ABOUT THIS EXERCISE:
Every line of the records that holds the word "NBUF" should be copied out.

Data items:
- - - - - - -

@@ -25,7 +27,8 @@
   constexpr int BUF_BYTES = 2 * HALF_BYTES + 2 * HB_BYTES;
   constexpr int CS_LD = BN + 8;
   constexpr int CS_BYTES = BM * CS_LD * 2;
-  constexpr int LOOP_BYTES = HALO ? 2 * PATCH_STRIDE + 3 * 2 * HB_BYTES : NBUF * BUF_BYTES;
+  constexpr bool H44 = HALO && BN == 256;
+  constexpr int LOOP_BYTES = HALO ? 2 * PATCH_STRIDE + (H44 ? 2 : 3) * 2 * HB_BYTES : NBUF * BUF_BYTES;
   constexpr int LDS_BYTES = CS_BYTES > LOOP_BYTES ? CS_BYTES : LOOP_BYTES;
   constexpr int GN_NG = BN / 4 + 2;
   const half_t* const e_gate = EPI == 2 ? g.gate_src : nullptr;
@@ -232,7 +235,7 @@
     return H42 ? wc2 * 64 + (2 * h + j) * 16 + 4 * fq : j * (BN / 2) + wc * (16 * NJB) + jb * 16 + 4 * fq;
   };
   f32x4 bv[H42 ? 2 : 1][2][NJB];
-  {
+  auto load_bias = [&]() {
     const __amdgpu_buffer_rsrc_t rsBias = vn_make_rsrc(g.bias, g.bias ? (uint32_t)g.N * 4u : 0u);
 #pragma unroll
     for (int h = 0; h < (H42 ? 2 : 1); ++h)
@@ -241,7 +244,8 @@
 #pragma unroll
         for (int jb = 0; jb < NJB; ++jb)
           bv[h][j][jb] = __builtin_bit_cast(f32x4, vn_buf_load16(rsBias, (uint32_t)(n0 + acc_col(h, j, jb)) * 4u));
-  }
+  };
+  if constexpr (!H44) load_bias();
   f32x4 acc[2][2][4][NJB];
 #pragma unroll
   for (int h = 0; h < 2; ++h)
@@ -312,7 +316,137 @@
     };
     auto tap_dy = [&](const int tap) { const int dy = (tap * 11) >> 5; return e_conv == 2 ? 2 - dy : dy; };
     auto tap_dx = [&](const int tap) { const int dx = tap - 3 * ((tap * 11) >> 5); return e_conv == 2 ? 2 - dx : dx; };
-    {
+    if constexpr (H44) {
+      constexpr int BBUF = 2 * HB_BYTES;
+      int lb[3];
+#pragma unroll
+      for (int dx = 0; dx < 3; ++dx) lb[dx] = (wr * 4) * PROW + (frow + dx) * 128 + ((fq ^ patch_key(frow + dx)) << 4);
+      const int rowstep = e_conv == 2 ? -PROW : PROW;
+      int ar[3];
+#pragma unroll
+      for (int d = 0; d < 3; ++d) ar[d] = (e_conv == 2 ? lb[2 - d] + 2 * PROW : lb[d]) + (c_begin & 1) * PATCH_STRIDE;
+      int rbs[2];
+      rbs[0] = BRING + (wc * 32 + frow) * 128 + ((fq ^ fkey) << 4);
+      rbs[1] = rbs[0] + BBUF;
+      int bsl[2] = {BRING + wave * 1024, BRING + BBUF + wave * 1024};
+      uint32_t bo = b_base[0] + (uint32_t)(kt_begin + 2) * 128u;
+      const uint32_t bstep = (uint32_t)g.ldb * 128u;
+      uint32_t pp[6];
+#pragma unroll
+      for (int j = 0; j < 6; ++j) pp[j] = pa_off[j] + (uint32_t)(c_begin + 1) * 128u;
+      const bool w0 = wave == 0;
+      auto readAw = [&](const int h, const int ab0, const int ab1) {
+#pragma unroll
+        for (int i = 0; i < 4; ++i) {
+          af[i][0] = as_half8(*reinterpret_cast<const u32x4*>(smem + ab0 + (h * 8 + i) * PROW));
+          af[i][1] = as_half8(*reinterpret_cast<const u32x4*>(smem + ab1 + (h * 8 + i) * PROW));
+        }
+      };
+      auto readB0w = [&](const int rb) {
+#pragma unroll
+        for (int jb = 0; jb < 2; ++jb) {
+          bf0[jb][0] = as_half8(*reinterpret_cast<const u32x4*>(smem + rb + jb * 2048));
+          bf0[jb][1] = as_half8(*reinterpret_cast<const u32x4*>(smem + (rb ^ 64) + jb * 2048));
+        }
+      };
+      auto readB1w = [&](const int rb) {
+#pragma unroll
+        for (int jb = 0; jb < 2; ++jb) {
+          bf1[jb][0] = as_half8(*reinterpret_cast<const u32x4*>(smem + rb + HB_BYTES + jb * 2048));
+          bf1[jb][1] = as_half8(*reinterpret_cast<const u32x4*>(smem + (rb ^ 64) + HB_BYTES + jb * 2048));
+        }
+      };
+#pragma unroll
+      for (int j = 0; j < 6; ++j)
+        if (j < np_wave) issueP(j, c_begin);
+#pragma unroll
+      for (int kt = 0; kt < 2; ++kt) {
+        const uint32_t soff = (uint32_t)(kt_begin + kt) * 128u, dead = kt < T ? 0u : VN_OOB;
+#pragma unroll
+        for (int r = 0; r < 4; ++r) dma16(rsB, smem + bsl[kt] + r * 8192, (b_base[0] + r * bstep + soff) | dead);
+      }
+      VN_WAIT_VM(6);
+      __builtin_amdgcn_s_barrier();
+      __builtin_amdgcn_sched_barrier(0);
+      readB0w(rbs[0]);
+      VN_WAIT_LGKM0();
+      __builtin_amdgcn_sched_barrier(0);
+      if (wr == 1) __builtin_amdgcn_s_barrier();
+      __builtin_amdgcn_sched_barrier(0);
+      auto ktile = [&](auto tap_c, const bool last_chunk, const int pslot, const int astep) {
+        constexpr int tap = decltype(tap_c)::value;
+        constexpr int par = tap & 1, td = tap % 3;
+        const uint32_t dead = (last_chunk && tap >= 7) ? VN_OOB : 0u;
+        readAw(0, ar[td], ar[td] ^ 64);
+        if constexpr (tap >= 1 && tap <= 6) {
+          if (tap < 6 || w0) {
+            dma16(rsA, smem + pslot + ((tap - 1) * 8) * 1024 + wave * 1024, last_chunk ? VN_OOB : pp[tap - 1]);
+          }
+        }
+        if constexpr (tap >= 2 && tap <= 5) {
+          VN_WAIT_VM(6);
+        } else if constexpr (tap == 1 || tap == 6) {
+          VN_WAIT_VM(5);
+        } else {
+          VN_WAIT_VM(4);
+        }
+        __builtin_amdgcn_s_barrier();
+        __builtin_amdgcn_sched_barrier(0);
+        VN_MMA(0, 0, bf0, (void)0);
+        VN_PHASE_END();
+        readB1w(rbs[par]);
+        dma16(rsB, smem + bsl[par], bo | dead);
+        dma16(rsB, smem + bsl[par] + 8192, (bo + bstep) | dead);
+        __builtin_amdgcn_s_barrier();
+        __builtin_amdgcn_sched_barrier(0);
+        VN_MMA(0, 1, bf1, (void)0);
+        VN_PHASE_END();
+        readAw(1, ar[td], ar[td] ^ 64);
+        if constexpr (tap >= 1 && tap <= 5) {
+          VN_WAIT_VM(5);
+        } else {
+          VN_WAIT_VM(4);
+        }
+        __builtin_amdgcn_s_barrier();
+        __builtin_amdgcn_sched_barrier(0);
+        VN_MMA(1, 0, bf0, (void)0);
+        VN_PHASE_END();
+        readB0w(rbs[par ^ 1]);
+        dma16(rsB, smem + bsl[par] + HB_BYTES, (bo + 2 * bstep) | dead);
+        dma16(rsB, smem + bsl[par] + HB_BYTES + 8192, (bo + 3 * bstep) | dead);
+        __builtin_amdgcn_s_barrier();
+        __builtin_amdgcn_sched_barrier(0);
+        if constexpr (td == 2) {
+          VN_MMA(1, 1, bf1, (bo += 128u, ar[0] += astep, ar[1] += astep, ar[2] += astep));
+        } else {
+          VN_MMA(1, 1, bf1, bo += 128u);
+        }
+        VN_PHASE_END();
+      };
+      for (int c = c_begin; c < c_end; ++c) {
+        const bool last_chunk = c + 1 >= c_end;
+        const int pslot = ((c + 1) & 1) * PATCH_STRIDE;
+        const int nextrow = rowstep, nextchunk = ((c & 1) ? -PATCH_STRIDE : PATCH_STRIDE) - 2 * rowstep;
+        ktile(std::integral_constant<int, 0>{}, last_chunk, pslot, nextrow);
+        ktile(std::integral_constant<int, 1>{}, last_chunk, pslot, nextrow);
+        ktile(std::integral_constant<int, 2>{}, last_chunk, pslot, nextrow);
+        ktile(std::integral_constant<int, 3>{}, last_chunk, pslot, nextrow);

- - - - - - -

SOLUTION TO THE PROBLEM:
-  constexpr int LOOP_BYTES = HALO ? 2 * PATCH_STRIDE + 3 * 2 * HB_BYTES : NBUF * BUF_BYTES;
+  constexpr int LOOP_BYTES = HALO ? 2 * PATCH_STRIDE + (H44 ? 2 : 3) * 2 * HB_BYTES : NBUF * BUF_BYTES;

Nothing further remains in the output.